Anis Achour, secrétaire général de l’Association des musulmans de Fribourg (AMF), réagit à l’adoption de la nouvelle loi régissant les liens entre Etat et communautés religieuses dans ce canton.

Le Grand Conseil fribourgeois a adopté, ce vendredi 22 mars, la modification de la Loi concernant les rapports entre les Eglises et l'Etat, la rebaptisant par la même occasion «Loi concernant les rapports entre les communautés confessionnelles et l'Etat (LRCCE), du fait de son ouverture à d’autres groupes religieux. Si les débats ont été tendus, et ce majoritairement autour de la question sensible de l’accès des communautés musulmanes à ces nouveaux droits – lesquels et sous quelles conditions –, cette révision a été acceptée à une large majorité: 81 voix pour, contre 13 contre et 0 abstention. Réaction de l’Association des musulmans de Fribourg (AMF), par la voix de son secrétaire général Anis Achour.

Comment votre association prend-elle la décision du Grand Conseil?

Nous prenons au sérieux cette décision: nous sommes très sensibles à toute parole ou action qui reconnaît à la fois notre appartenance spirituelle et notre engagement citoyen. Dépasser les préjugés est un principe fondamental dans notre perception spirituelle.

Comptez-vous déposer une demande?

Oui je pense, mais dans la bonne entente et la satisfaction. Nous restons à l’écoute et ouverts au dialogue.

Quels sont les droits qui vous semblent les plus importants à acquérir?

Il n’y a pas un droit spécifique. Chaque pas qui mène à agir sur soi-même et qui met en valeur l’autonomie de la communauté musulmane est le bienvenu.
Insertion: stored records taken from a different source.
+  auto request = [&](const char* Wb, int64_t ro, const int (&pc)[PPL], int sl) {
+#pragma unroll
+    for (int i = 0; i < PPL; ++i) rq_dma16(Wb + ro + pc[i], ring0 + (uint32_t)((sl * PPL + i) * 1024));
+  };
+  auto read_slot = [&](int sl, uint4 (&wv)[PPL]) {
+#pragma unroll
+    for (int i = 0; i < PPL; ++i) wv[i] = *reinterpret_cast<const uint4*>(ring_rd + (sl * PPL + i) * 1024);
+  };
+  auto wave_iters = [&](int nt) { return nt > w * GPW ? (nt - w * GPW + NG - 1) / NG : 0; };
+  {
+    const char* We = reinterpret_cast<const char*>(e.W);
+    float acc[V];
+#pragma unroll
+    for (int k = 0; k < V; ++k) acc[k] = 0.f;
+    for (int t = 0; t < n_tiles; ++t) {
+      if (t > 0) rr_lds_barrier();
+      stage(t, true, n_tiles == 1);
+      __syncthreads();
+      const int nt = min(T, n_e - t * T);
+      const int nk = wave_iters(nt);
+#pragma unroll
+      for (int k = 0; k < S; ++k)
+        if (k < nk) request(We, rowoff(rae, erow_sh[grp + k * NG]), pce, k);
+      int sl = 0;
+      for (int k = 0; k < nk; ++k) {
+        if (k + S <= nk) rq_wait_vm<(S - 1) * PPL>();
+        else rq_wait_vm<0>();
+        uint4 wv[PPL];
+        read_slot(sl, wv);
+        const float xc = xv_sh[grp + k * NG];
+        const bool more = k + S < nk;
+        const int nn = erow_sh[grp + min(k + S, nk - 1) * NG];
+        rq_wait_lds();
+        if (more) request(We, rowoff(rae, nn), pce, sl);
+        sl = sl + 1 == S ? 0 : sl + 1;
+#pragma unroll
+        for (int i = 0; i < PPL; ++i) {
+          if (xc == 0.f) wv[i] = make_uint4(0, 0, 0, 0);
+          float f[E];
+          unpack_piece<WT>(wv[i], f);
+#pragma unroll
+          for (int k2 = 0; k2 < E; ++k2) acc[i * E + k2] += xc * f[k2];
+        }
+      }
+    }
+    if (n_tiles > 1) {
+      rr_lds_barrier();
+      stage(0, false, true);
+      __syncthreads();
+    }
+    const char* Wd0 = reinterpret_cast<const char*>(d.W);
+    const int nk0 = wave_iters(min(T, n_e));
+#pragma unroll
+    for (int k = 0; k < S; ++k)
+      if (k < nk0) request(Wd0, rowoff(rad, drow_sh[grp + k * NG]), pcd, k);
+    rr_wave_sums<G, V, E, PPL>(acc, red, l, lane, w);
+  }
+  rr_lds_barrier();
+  if (tid < H) {
+    const int x = tid;
+    const int64_t ix = (int64_t)b * H + x;
+    const float v = rr_row_sum<NW>(red, x);
+    const float av = lvx ? act_apply(d.act, v + bh) : 0.f;
+    float hvx = av;
+    a_sh[x] = av;
+    if (d.keep < 1.f) {
+      const uint8_t mk = (uint8_t)floorf(d.keep + philox_uniform(d.seed, d.stream, (uint64_t)ix));
+      hvx = (av / d.keep) * (float)mk;
+      if (d.mask_out) d.mask_out[ix] = mk;
+      mk_sh[x] = mk;
+    }
+    if (d.a_out) d.a_out[ix] = av;
+    if (d.h) store_ct(const_cast<void*>(d.h), d.h_dtype, ix, hvx);
+    h_sh[x] = (float)CvtT<WT>::to(hvx);
+  }
+  rr_lds_barrier();
+  {
+    const char* Wd = reinterpret_cast<const char*>(d.W);
+    const float m = d.aux;
+    float hv[V];
+#pragma unroll
+    for (int i = 0; i < PPL; ++i)
+#pragma unroll
+      for (int k = 0; k < E; ++k) hv[i * E + k] = h_sh[(l + G * i) * E + k];
+    float acc[V];
+#pragma unroll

Ainsi que toute procédure qui construit des liens sur la base du respect et de la confiance. 

Avez-vous néanmoins un regret concernant le texte qui a été adopté, que cela soit au niveau des prérogatives accordées que des conditions posées?

Il n’y a pas de regret. Ceux qui veulent porter de l’espoir dans notre temps présent n’ont rien à regretter. Nous ne sommes pas une communauté politique et on ne construit pas nos liens sur la protestation et la revendication.

Comment vivez-vous le fait que les débats aient été aussi vifs, avec notamment certains propos méfiants par rapport à l’islam ?

C’est normal d’avoir un débat vif, c’est un signe qu’il y aura encore du travail à faire, notamment en ce qui concerne la communauté musulmane. Notre communauté doit aller un peu plus loin encore: vers davantage de participation, d’ouverture et d’écoute aux attentes de nos concitoyens ainsi que de nos coreligionnaires . 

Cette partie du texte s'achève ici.